Lemonade Stand Operator A/B Tests His Attire - Suits FTW - mhb
http://www.kens5.com/video/featured-videos/Meet-Ethan-the-worlds-most-successful-lemonade-salesman-91511864.html

======
maxklein
Get over this A/B nonsense. That is not an A/B test. An A/B test is not some
path to riches or some rigorous way to prove something scientifically - it's
an unimportant way to prove a hypothesis when you have a very large user
number.

It's the hypothesis or the idea that makes the difference, not the A/B test!
A/B tests will tell you nothing you did not already know, they will just PROVE
it if you need to convince someone else.

A/B tests are really the ultimate in pseudo-science. Yes, they make sense for
some narrow use-cases (like googles frontpage), but making a button bigger?
That's not an A/B test - you already knew a bigger button will result in more
click-throughs, you don't need a test to show you that.

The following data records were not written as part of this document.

// ... 141 lines not shown
            v.st->total_cost = ctot;
        }
    }
    for (int d = 32; d > 0; d >>= 1) rl = fmax(rl, __shfl_xor(rl, d));
    if ((tid & 63) == 0) wmaxT[tid >> 6] = rl;
    asm volatile("s_waitcnt lgkmcnt(0)\n\ts_barrier" ::: "memory");
    DOPF_TAIL_STAMP(3)
    if (tid == 0) {
        if (badT & 2) { v.st->xchg_timeout = 1; v.st->halt = 1; return; }
        if (badT) { v.st->tail_timeout = 1; v.st->halt = 1; return; }
        double r0 = 0.0;
        for (int q = 0; q < nth / 64; ++q) r0 = fmax(r0, wmaxT[q]);
        v.st->tail_par = par ^ 1;
        status_update(v, spre, r0, 0.0, 0.0);
    }
}

__device__ __forceinline__ void lin_coef(double w, double iw, double kap, double &ia, double &idet, double &s2)
{
    const double r2 = rcp64(w + 2.0 * kap);
    ia = rcp64(w + kap);
    idet = iw * r2;
    s2 = 2.0 * r2;
}

template <int BS, int FL = 4, bool AV = false, bool QC = false>
__device__ __forceinline__ void gen_lines_body(const DevView &v, const int item, const int TT, const int R)
{
    __shared__ double red[BS];
    const Item it = v.gen_items[item];
// ... 262 lines not shown
}

template <bool LINES, bool AV = false, bool QC = false>
__global__ __launch_bounds__(512) void k_gen_update(DevView v)
{
    gen_update_body<LINES, AV, QC>(v);
}

template <int BS, bool TAIL, bool LDS_ONLY = false>
__device__ __forceinline__ void gen_pair_sums(const DevView &v, const int blk, const int tid, const int r, const int tt,
                                              double acc0, double acc1, double cost, double (*red)[BS], double *wc)
{
    const int T = v.T, TT = v.genTT2, R = v.genR2;
    TailView tv{};
    int par = 0;
    if (TAIL) { tv = *v.tail; par = v.st->tail_par; }
    for (int d = 32; d > 0; d >>= 1) cost += __shfl_xor(cost, d);
    red[0][tid] = acc0; red[1][tid] = acc1;
    if ((tid & 63) == 0) wc[tid >> 6] = cost;
    if (LDS_ONLY) asm volatile("s_waitcnt lgkmcnt(0)\n\ts_barrier" ::: "memory");
    else __syncthreads();
    if (r == 0 && tt < TT) {
        double s0 = 0.0, s1 = 0.0;
        for (int q = 0; q < R; ++q) { s0 += red[0][q * TT + tt]; s1 += red[1][q * TT + tt]; }
        if (TAIL) {
            acc_add(tv, par, 2 * tt, s0, tv.scaleInj);
            acc_add(tv, par, 2 * tt + 1, s1, tv.scaleInj);
        } else {
            v.part_ginj[(size_t)blk * T + 2 * tt] = s0;
            v.part_ginj[(size_t)blk * T + 2 * tt + 1] = s1;
        }
// ... 14 lines not shown
    __shared__ double wc[BS / 64];
    Item it;
    if (v.genChunk > 0) { it.a0 = blk * v.genChunk; it.a1 = min(v.G, it.a0 + v.genChunk); it.node = 0; }
    else it = v.gen_items[blk];
    const int T = v.T, N = v.N, TT = v.genTT2, R = v.genR2;
    const int tid = threadIdx.x;
    const int r = tid / TT, tt = tid - r * TT;
    const double w = v.w_prox, gam = v.gamma;
    const double inv = 1.0 / (w + gam);
    double cost = 0.0, acc0 = 0.0, acc1 = 0.0;
    const double *ftab = nullptr;
    const int *prof = nullptr;
    if constexpr (AV) { ftab = *gen_avail_slot(v); prof = gen_prof(v); }
    if (r < R) {
        const int t = 2 * tt;
        const double sh0 = fma(gam, v.s[t], v.price[it.node + N * t]) * inv;
        const double sh1 = fma(gam, v.s[t + 1], v.price[it.node + N * (t + 1)]) * inv;
        double2 *P2 = reinterpret_cast<double2 *>(v.P);
        const size_t half = (size_t)(T >> 1);
        constexpr int GU = BS == 256 ? 6 : 4;
        for (int g0 = it.a0 + r; g0 < it.a1; g0 += GU * R) {
            double2 p0[GU], cp[GU];
            double mc[GU], pm[GU];
            int pr[GU];
#pragma unroll
            for (int u = 0; u < GU; ++u) {
                const int g = g0 + u * R < it.a1 ? g0 + u * R : g0;
                mc[u] = v.gen_mc[g]; pm[u] = v.gen_pmax[g];
                p0[u] = P2[(size_t)g * half + tt];
                if constexpr (AV) pr[u] = prof[g];
            }
            if constexpr (AV) {
// ... 19 lines not shown
}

And this article with some dude testing out another outfit? You want to call
that an A/B test? It's not - it's just some guy trying out another outfit to
see if it works. How is this a test? There is nothing rigorous or scientific
about this.

If you NEED to do a test, then do an actual test, and factor in everything.
But coming up with a hypothesis based off experience or something you read on
some blog is not an A/B test. It's just an improvement to your site.

Stop pretending that this is science. It's not. It's intuition, and calling it
an A/B test will not make the process any more 'scientific'.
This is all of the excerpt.